• [TASK BRIEF]
Report every line below that holds the word "sclk".

Dataset entries
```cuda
static __device__ __noinline__ void stage_heads1(const Desc &d, Ring &ring)
{
    const Thr th;
    const uint32_t sb = sbase();
    const int n0 = CW * th.nq, ldo = (d.KA + PAD) * 2;
    float aR[NT][4], aV[NT][4], aP[2][4];
    zero<NT>(aR); zero<NT>(aV); zero<2>(aP);
    uint32_t w = ring.acquire();
    gemm_fixed<NT, 8>(aR, th, sb + OFF_T, LDA, w, LDA, n0);
    ring.release(th.lane);
    w = ring.acquire();
    gemm_rt<NT>(aR, th, sb + OFF_ONE, LDO, w, ldo, n0, d.KA);
    ring.release(th.lane);
    w = ring.acquire();
    gemm_fixed<NT, 8>(aV, th, sb + OFF_T, LDA, w, LDA, n0);
    ring.release(th.lane);
    w = ring.acquire();
    if (th.nq < 2) gemm_fixed<2, 8>(aP, th, sb + OFF_T, LDA, w, LDA, 16 * th.nq);
    ring.release(th.lane);
    const uint32_t G = sb + OFF_Q, stat = sb + OFF_STAT, pr = sb + OFF_P + 4u * d.o_rg, pvv = sb + OFF_P + 4u * d.o_vg;
    const uint32_t pp = sb + OFF_P + 4u * d.o_pol;
    gnn_phase_a(aR, th, G + 4u * G_R, pr);
    gnn_phase_a(aV, th, G + 4u * G_V, pvv);
    if (th.nq < 2) add_bias<2>(aP, th, pp, 16 * th.nq);
    stats_write<2>(aP, th, stat + 2 * STAT_SET);
    cta_sync();
    const int r0A = row_info(th.rA).r0, r0B = row_info(th.rB).r0;
    float yR[GT][4], yV[GT][4];
    gnn_phase_b(aR, th, G + 4u * G_R, pr, stat, d.N, r0A, r0B, yR);
    gnn_phase_b(aV, th, G + 4u * G_V, pvv, stat + STAT_SET, d.N, r0A, r0B, yV);
    if (th.nq < 2) {
        float mA, sA, mB, sB;
        stats_read(stat + 2 * STAT_SET, th.rA, 1.f / PH, mA, sA);
        stats_read(stat + 2 * STAT_SET, th.rB, 1.f / PH, mB, sB);
#pragma unroll
        for (int tl = 0; tl < 2; ++tl) {
            const int c = 16 * th.nq + 8 * tl + 2 * th.t;
            const float2 gg = ldp2(pp + 4u * (PH + c)), bb = ldp2(pp + 4u * (2 * PH + c));
            const float v0 = fmaxf((aP[tl][0] - mA) * sA * gg.x + bb.x, 0.f), v1 = fmaxf((aP[tl][1] - mA) * sA * gg.y + bb.y, 0.f);
            const float v2 = fmaxf((aP[tl][2] - mB) * sB * gg.x + bb.x, 0.f), v3 = fmaxf((aP[tl][3] - mB) * sB * gg.y + bb.y, 0.f);
            sts32(sb + OFF_PH + (uint32_t)th.rA * LDP + 2u * c, pack2(v0, v1));
            sts32(sb + OFF_PH + (uint32_t)th.rB * LDP + 2u * c, pack2(v2, v3));
        }
    }
    cta_sync();
    gnn_phase_c(th, stat, yR);
    gnn_phase_c(th, stat + STAT_SET, yV);
    store_tile<GT>(sb + OFF_X, LDA, th, FW * th.nq, yR);
    store_tile<GT>(sb + OFF_X, LDA, th, GH + FW * th.nq, yV);
    cta_sync();
}

__device__ __forceinline__ float support_to_scalar(const float (&v)[SUP])
{
    float m = v[0];
#pragma unroll
    for (int k = 1; k < SUP; ++k) m = fmaxf(m, v[k]);
    float s = 0.f, x = 0.f;
#pragma unroll
    for (int k = 0; k < SUP; ++k) {
        const float e = __expf(v[k] - m);
        s += e;
        x += e * (float)(k - 5);
    }
    x /= s;
    const float eps = 0.001f;
    const float r = (sqrtf(1.f + 4.f * eps * (fabsf(x) + 1.f + eps)) - 1.f) / (2.f * eps);
    float out = r * r - 1.f;
    out = (x < 0.f) ? -out : out;
    if (!(out == out)) out = 0.f;
    if (fabsf(out) < eps) out = 0.f;
    return out;
}

static __device__ __noinline__ void stage_heads2(const Desc &d, Ring &ring, const SimIo io, long long *hs_clk)
{
    const Thr th;
    const uint32_t sb = sbase();
    const int n0 = CW * th.nq, ldg = (GH + PAD) * 2;
    const int N = d.N, A = d.A, tid = threadIdx.x;
    int hs_n = 40;
#define HS() \
    if (hs_clk && hs_n < 64) hs_clk[hs_n++] = clock64();
    HS();
    float aR[NT][4], aV[NT][4], aP[2][4];
    zero<NT>(aR); zero<NT>(aV); zero<2>(aP);
    uint32_t w = ring.acquire();
    gemm_fixed<NT, 4>(aR, th, sb + OFF_X, LDA, w, ldg, n0);
    ring.release(th.lane);
    w = ring.acquire();
    gemm_fixed<NT, 4>(aV, th, sb + OFF_X + GH * 2, LDA, w, ldg, n0);
    ring.release(th.lane);
    w = ring.acquire();
    const int pc0 = 16 * th.nq;
    if (pc0 < d.NAP) gemm_fixed<2, 2>(aP, th, sb + OFF_PH, LDP, w, LDP, pc0);
    ring.release(th.lane);
    const uint32_t G = sb + OFF_Q, stat = sb + OFF_STAT, pr = sb + OFF_P + 4u * (d.o_rg + 128), pvv = sb + OFF_P + 4u * (d.o_vg + 128);
    const uint32_t PL = G + 4u * PL0;
    HS();
    gnn_phase_a(aR, th, G + 4u * G_R, pr);
    gnn_phase_a(aV, th, G + 4u * G_V, pvv);
    if (pc0 < d.NAP) {
        const uint32_t b2 = sb + OFF_P + 4u * (d.o_pol + 96);
#pragma unroll
        for (int tl = 0; tl < 2; ++tl) {
            const int c = pc0 + 8 * tl + 2 * th.t;
            const float2 bb = ldp2(b2 + 4u * c);
            sts2f(PL + 4u * (th.rA * 48 + c), aP[tl][0] + bb.x, aP[tl][1] + bb.y);
            sts2f(PL + 4u * (th.rB * 48 + c), aP[tl][2] + bb.x, aP[tl][3] + bb.y);
        }
    }
    cta_sync();
    HS();
    const int r0A = row_info(th.rA).r0, r0B = row_info(th.rB).r0;
    float yR[GT][4], yV[GT][4];
    gnn_phase_b(aR, th, G + 4u * G_R, pr, stat, N, r0A, r0B, yR);
    gnn_phase_b(aV, th, G + 4u * G_V, pvv, stat + STAT_SET, N, r0A, r0B, yV);
    const uint32_t YB = sb + OFF_X;
#pragma unroll
    for (int tl = 0; tl < GT; ++tl) {
        const int f = FW * th.nq + 8 * tl + 2 * th.t;
        sts2f(YB + 4u * (Y_R + th.rA * GH + f), yR[tl][0], yR[tl][1]);
        sts2f(YB + 4u * (Y_R + th.rB * GH + f), yR[tl][2], yR[tl][3]);
        sts2f(YB + 4u * (Y_V + th.rA * GH + f), yV[tl][0], yV[tl][1]);
        sts2f(YB + 4u * (Y_V + th.rB * GH + f), yV[tl][2], yV[tl][3]);
    }
// ... 125 lines not shown
        const int rpt = tile_rpt(d), rl = tid / N, agent = tid - rl * N;
        const int root = blockIdx.x * rpt + rl;
        RowInfo ri;
        ri.valid = (rl < rpt) && (root < d.B);
        ri.root = root; ri.agent = (rl < rpt) ? agent : 0;
        ri.r0 = (rl < rpt) ? rl * N : 0;
        reinterpret_cast<RowInfo *>(hsm + OFF_ROW)[tid] = ri;
    }
}

__device__ __forceinline__ void produce_weights(const Desc &d, uint64_t *bar_full, uint64_t *bar_empty, uint64_t *bar_vec, int rounds)
{
    HSM_DECL;
    mbar_expect_tx(bar_vec, (uint32_t)d.vec_floats * 4u);
    bulk_g2s(hsm + OFF_P, d.vec, (uint32_t)d.vec_floats * 4u, bar_vec);
    const int total = rounds * NCHUNK;
#pragma unroll 1
    for (int c = 0, k = 0; c < total; ++c, k = (k + 1 == NCHUNK) ? 0 : k + 1) {
        const int s = c % NSLOT;
        if (c >= NSLOT) mbar_wait_backoff(&bar_empty[s], ((c / NSLOT) - 1) & 1);
        issue_chunk(d, k, s, bar_full);
    }
}

__device__ __forceinline__ void setup_head_copies(const Desc &d)
{
    const uint32_t sb = sbase();
    for (int i = threadIdx.x; i < 2 * SUP * GH; i += NCONS) {
        const int f = i % GH, rest = i / GH, k = rest % SUP, kind = rest / SUP;
        sts1f(sb + OFF_VP + 4u * ((kind * SUP + k) * LDV + f), lds1v(sb + OFF_P + 4u * ((kind ? d.o_vg : d.o_rg) + 256 + k * GH + f)));
    }
}

__device__ __forceinline__ void infer_stages(const Desc &d, const SimIo io, Ring &ring, long long *clk)
{
    int ts_n = 2;
#define TS() \
    if (clk && ts_n < 64) clk[ts_n++] = clock64();
    TS();
    float x[NT][4];
    stage_inproj(d, ring, x);
    TS();
    const uint32_t pbase = sbase() + OFF_P;
#pragma unroll 1
    for (int l = 0; l < NLAYER; ++l) {
        const uint32_t lv = pbase + 4u * (d.o_layer + l * 1280);
        stage_qkv(ring, lv);
        TS();
        stage_attention(d);
        TS();
        stage_residual_ln(ring, x, lv + 4u * 384, lv + 4u * 512, lv + 4u * 640);
        TS();
        stage_linear_relu(ring, lv + 4u * 768);
        TS();
        stage_residual_ln(ring, x, lv + 4u * 896, lv + 4u * 1024, lv + 4u * 1152);
        TS();
    }
    TS();
    stage_dynamics(d, ring, io);
    TS();
    stage_heads1(d, ring);
    TS();
    stage_heads2(d, ring, io, clk);
    TS();
#undef TS
}

#ifndef MAZ_HMMA_NO_KERNEL
__global__ void __launch_bounds__(NTHREADS, 1) k_recurrent_inference_small(const __grid_constant__ Desc d)
{
    HSM_DECL;
    __shared__ __align__(8) uint64_t bar_full[NSLOT], bar_empty[NSLOT], bar_vec;
    const int tid = threadIdx.x, warp = tid >> 5;

    if (tid == 0) {
        for (int i = 0; i < NSLOT; ++i) { mbar_init(&bar_full[i], 1); mbar_init(&bar_empty[i], NCONS / 32); }
        mbar_init(&bar_vec, 1);
        mbar_fence_init();
    }
    setup_rows(d);
    __syncthreads();

    if (warp == NCONS / 32) {
        if ((tid & 31) == 0) produce_weights(d, bar_full, bar_empty, &bar_vec, 1);
        return;
    }
    Ring ring{bar_full, bar_empty, 0};
    long long *clk = (d.dbg_clock != nullptr && blockIdx.x == 0 && tid == 0) ? d.dbg_clock : nullptr;
    if (clk) clk[0] = clock64();
    asm volatile("griddepcontrol.wait;" ::: "memory");
    asm volatile("griddepcontrol.launch_dependents;" ::: "memory");
    const SimIo io = io_from_desc(d);
    stage_gather(d, io);
    if (clk) clk[1] = clock64();
    mbar_wait(&bar_vec, 0);
    setup_head_copies(d);
    cta_sync();
    infer_stages(d, io, ring, clk);
}
#endif

}
}
```

mazero_b200/csrc/search_persist.cuh:

```cuda
#pragma once
#include "infer_hmma.cuh"
#include "tree_step.cuh"

namespace maz {
namespace persist {

using namespace hmma;

struct SearchParams {
    Desc d;
    TreeLayout L;
    char *arena;
    const float *lam_pow, *logterm;
    const double *sqrtn;
    int table_len;
    float discount;
    int K, S;
    int *g_err;
    int *idx_y;
    int *greedy_w;
    float *rec_r, *rec_v, *rec_p, *rec_b;
    int *rec_ix, *rec_act;
    long long *tree_clock;
};
// ... 158 lines not shown
                    if (lane == 0) { P.rec_r[o] = x_r[warp]; P.rec_v[o] = x_v[warp]; }
                    for (int t = lane; t < (int)NA; t += 32) {
                        P.rec_p[o * NA + t] = x_p[(size_t)warp * NA + t];
                        P.rec_b[o * NA + t] = x_b[(size_t)warp * NA + t];
                    }
                }
                expand_backup_device<false>(L, tb, hdr, hot, P.lam_pow, s, P.discount, P.K, x_r + warp, x_v + warp, x_p + (size_t)warp * NA,
                                            x_b + (size_t)warp * NA, scr, lane, P.g_err, kProf ? tree : -1);
            }
            __syncwarp();
            if (kProf && s > 0 && L.dbg_clock != nullptr && tree == 0 && lane == 0) {
                const int order[11] = {0, 1, 2, 11, 12, 13, 14, 15, 3, 4, 5};
                for (int i = 1; i < 11; ++i) L.dbg_clock[16 + i] += L.dbg_clock[order[i]] - L.dbg_clock[order[i - 1]];
            }
            const long long q1 = tree_clk ? clock64() : 0;
            if (s < P.S) {
                select_next_device(L, tb, hdr, hot, P.logterm, P.sqrtn, P.table_len, P.discount, warp, lane, &scr, x_i, nullptr, x_a,
                                   P.g_err);
                __syncwarp();
                const int ix = x_i[warp];
                if (P.rec_ix != nullptr) {
                    const size_t o = (size_t)s * B + tree;
                    if (lane == 0) P.rec_ix[o] = ix;
                    for (int j = lane; j < L.N; j += 32) P.rec_act[o * L.N + j] = x_a[warp * L.N + j];
                }
                gather_root(d, tree, warp, ix, x_a + warp * L.N, lane);
            }
            if (tree_clk) {
                const long long q2 = clock64();
                const int pl = hdr->path_len;
                tc_eb += q1 - q0; tc_sel += q2 - q1; tc_len += pl; tc_max = pl > tc_max ? pl : tc_max;
            }
        }
        cta_sync();
        const long long t2 = cta_clk ? clock64() : 0;
        if (cta_clk) {
            sum_tree += t2 - t1;
            if (clk && s > 0) clk[2 * (s - 1) + 1] = t2 - t1;
        }
        if (s == P.S) break;
        io.next_hidden = d.next_hidden + (size_t)s * B * (size_t)(d.N * H);
        io.greedy = P.greedy_w ? P.greedy_w + (size_t)(s + 1) * B * d.N : nullptr;
        long long *sclk = (clk && s == P.S / 2) ? P.tree_clock + 2 * P.S + 4 * (long long)gridDim.x : nullptr;
        if (sclk) { sclk[0] = t2; sclk[1] = t2; }
        infer_stages(d, io, ring, sclk);
        cta_sync();
        if (cta_clk) {
            const long long t3 = clock64();
            sum_inf += t3 - t2;
            if (clk) clk[2 * s] = t3 - t2;
        }
    }
    if (has_tree && lane < 16) reinterpret_cast<int *>(f_hdr(tb))[lane] = reinterpret_cast<const int *>(hdr)[lane];
    if (tree_clk) { tree_clk[0] = tc_eb; tree_clk[1] = tc_sel; tree_clk[2] = tc_len; tree_clk[3] = tc_max; }
    if (cta_clk) {
        cta_clk[0] = clock64() - k0;
        cta_clk[1] = (long long)(globaltimer_ns() - g0);
        cta_clk[2] = sum_inf;
        cta_clk[3] = sum_tree;
    }
}

}
}
```

profiles/prof_search.py:

```python
import os
import sys

import numpy as np
import torch

sys.path.insert(0, os.path.dirname(os.path.dirname(os.path.abspath(__file__))))
from mazero_b200.inference import SmacInference
from mazero_b200.mcts_sampled import SampledMCTS, _DevicePlan, clear_caches
from mazero_b200.synthetic import WORKLOADS, NetworkOutput, SearchConfig, random_state_dict, root_hidden


def main():
    wl = sys.argv[1] if len(sys.argv) > 1 else "3m"
    reps = int(sys.argv[2]) if len(sys.argv) > 2 else 10
    strategies = sys.argv[3:] or ["persistent", "graph"]
    N, A, B, S, K = WORKLOADS[wl]
    B = int(os.environ.get("MAZ_B", B))
    cur = os.environ.get("MAZ_CUR")
    cur = None if cur is None else int(cur)
    dev = torch.device("cuda:0")
    inf = SmacInference(random_state_dict(N, A, seed=0, head_scale=30.0), N, A, device=dev, mode="bf16")
    cfg = SearchConfig(A, S, K)
    flush = torch.empty(256 << 20, dtype=torch.uint8, device=dev)
    for strat in strategies:
# ... 27 lines not shown
        call = clk.cpu().numpy()
        c = call[:2 * S].reshape(S, 2)
        per = call[2 * S:2 * S + 4 * ncta].reshape(-1, 4)
        per = per[per[:, 0] > 0]
        if plan.native is not None and plan.native.strategy == "persistent":
            assert plan.native.roots_per_cta() == rpc, (plan.native.roots_per_cta(), rpc)
        pt = call[2 * S + 4 * ncta + 64:][:4 * B].reshape(B, 4) if len(per) else np.zeros((0, 4))
        if len(pt) and pt[:, 0].any():
            order = np.argsort(-(pt[:, 0] + pt[:, 1]))
            print(f"  per tree (cycles/sim): expand+backup mean {pt[:, 0].mean() / S:.0f} max {pt[:, 0].max() / S:.0f}; select mean "
                  f"{pt[:, 1].mean() / S:.0f} max {pt[:, 1].max() / S:.0f}; mean depth {pt[:, 2].mean() / S:.2f}, max depth {pt[:, 3].max()}")
            print("  slowest trees [expand+backup/sim, select/sim, mean depth, max depth]: " +
                  "; ".join(f"{pt[i, 0] / S:.0f} {pt[i, 1] / S:.0f} {pt[i, 2] / S:.1f} {pt[i, 3]}" for i in order[:6]))
            d = pt[:, 2] / S
            for lo, hi in ((0, 2), (2, 3), (3, 5), (5, 8), (8, 100)):
                m = (d >= lo) & (d < hi)
                if m.any():
                    print(f"    mean depth in [{lo},{hi}): {m.sum()} trees, expand+backup {pt[m, 0].mean() / S:.0f}, select {pt[m, 1].mean() / S:.0f} cycles/sim")
        ts = call[2 * S + 4 * ncta + 64 + 4 * B:][:32]
        if ts[:6].all():
            nm = {0: "start", 1: "header", 2: "prefetch issued", 11: "beta/probs staged", 12: "cdf", 13: "sampled", 14: "keys merged",
                  15: "children", 3: "expansion done", 4: "backup", 5: "minmax+header"}
            order = [0, 1, 2, 11, 12, 13, 14, 15, 3, 4, 5]
            print("  tree 0, phase cycles per simulation (mean over the search): " +
                  ", ".join(f"{nm[b]} {ts[16 + i + 1] / S:.0f}" for i, b in enumerate(order[1:])))
        st_all = call[2 * S + 4 * ncta:][:64]
        hs = st_all[40:]
        hs = hs[hs > 0]
        if len(hs) > 2:
            print("  heads2 phases (cycles): " + " ".join(str(int(v)) for v in np.diff(hs)))
        st = st_all[:40]
        st = st[st > 0]
        if len(st) > 2:
            names = ["gather", "sync", "inproj"] + [f"L{l}.{x}" for l in range(3) for x in ("qkv", "attn", "out+ln", "lin1", "lin2+ln")] + \
                    ["-", "dynamics", "heads1", "heads2"]
            dl = np.diff(st)
            print("  stage cycles (CTA 0, middle simulation): " + ", ".join(f"{n} {int(v)}" for n, v in zip(names, dl)))
        if len(per):
            ghz = per[:, 0] / np.maximum(per[:, 1], 1)
            print(f"  {len(per)} CTAs: total cycles mean {per[:, 0].mean():.0f} min {per[:, 0].min()} max {per[:, 0].max()}; "
                  f"ns mean {per[:, 1].mean():.0f} max {per[:, 1].max()}; SM clock {ghz.mean():.3f} GHz; "
                  f"inference cycles/sim mean {per[:, 2].mean() / S:.0f} max {per[:, 2].max() / S:.0f}; "
                  f"tree cycles/sim mean {per[:, 3].mean() / S:.0f} min {per[:, 3].min() / S:.0f} max {per[:, 3].max() / S:.0f}")
        print(f"{wl} B={B} cur={cur} strategy={strat} ({plan.native.strategy if plan.native else 'legacy'}): "
              f"{t.mean():.3f} ms/search (min {t.min():.3f} max {t.max():.3f}) -> {B * S / t.mean() / 1e3:.2f} M root-sims/s"
              + (f"; CTA0 cycles/sim: inference {c[:, 0].mean():.0f} tree {c[:, 1].mean():.0f}" if c.any() else ""))
        out = {k: v.clone() for k, v in plan.turn_out[0].items()}
        plan.close()
        del plan
    clear_caches()
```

• [RESPONSE TO THIS TASK]
        long long *sclk = (clk && s == P.S / 2) ? P.tree_clock + 2 * P.S + 4 * (long long)gridDim.x : nullptr;
        if (sclk) { sclk[0] = t2; sclk[1] = t2; }
        infer_stages(d, io, ring, sclk);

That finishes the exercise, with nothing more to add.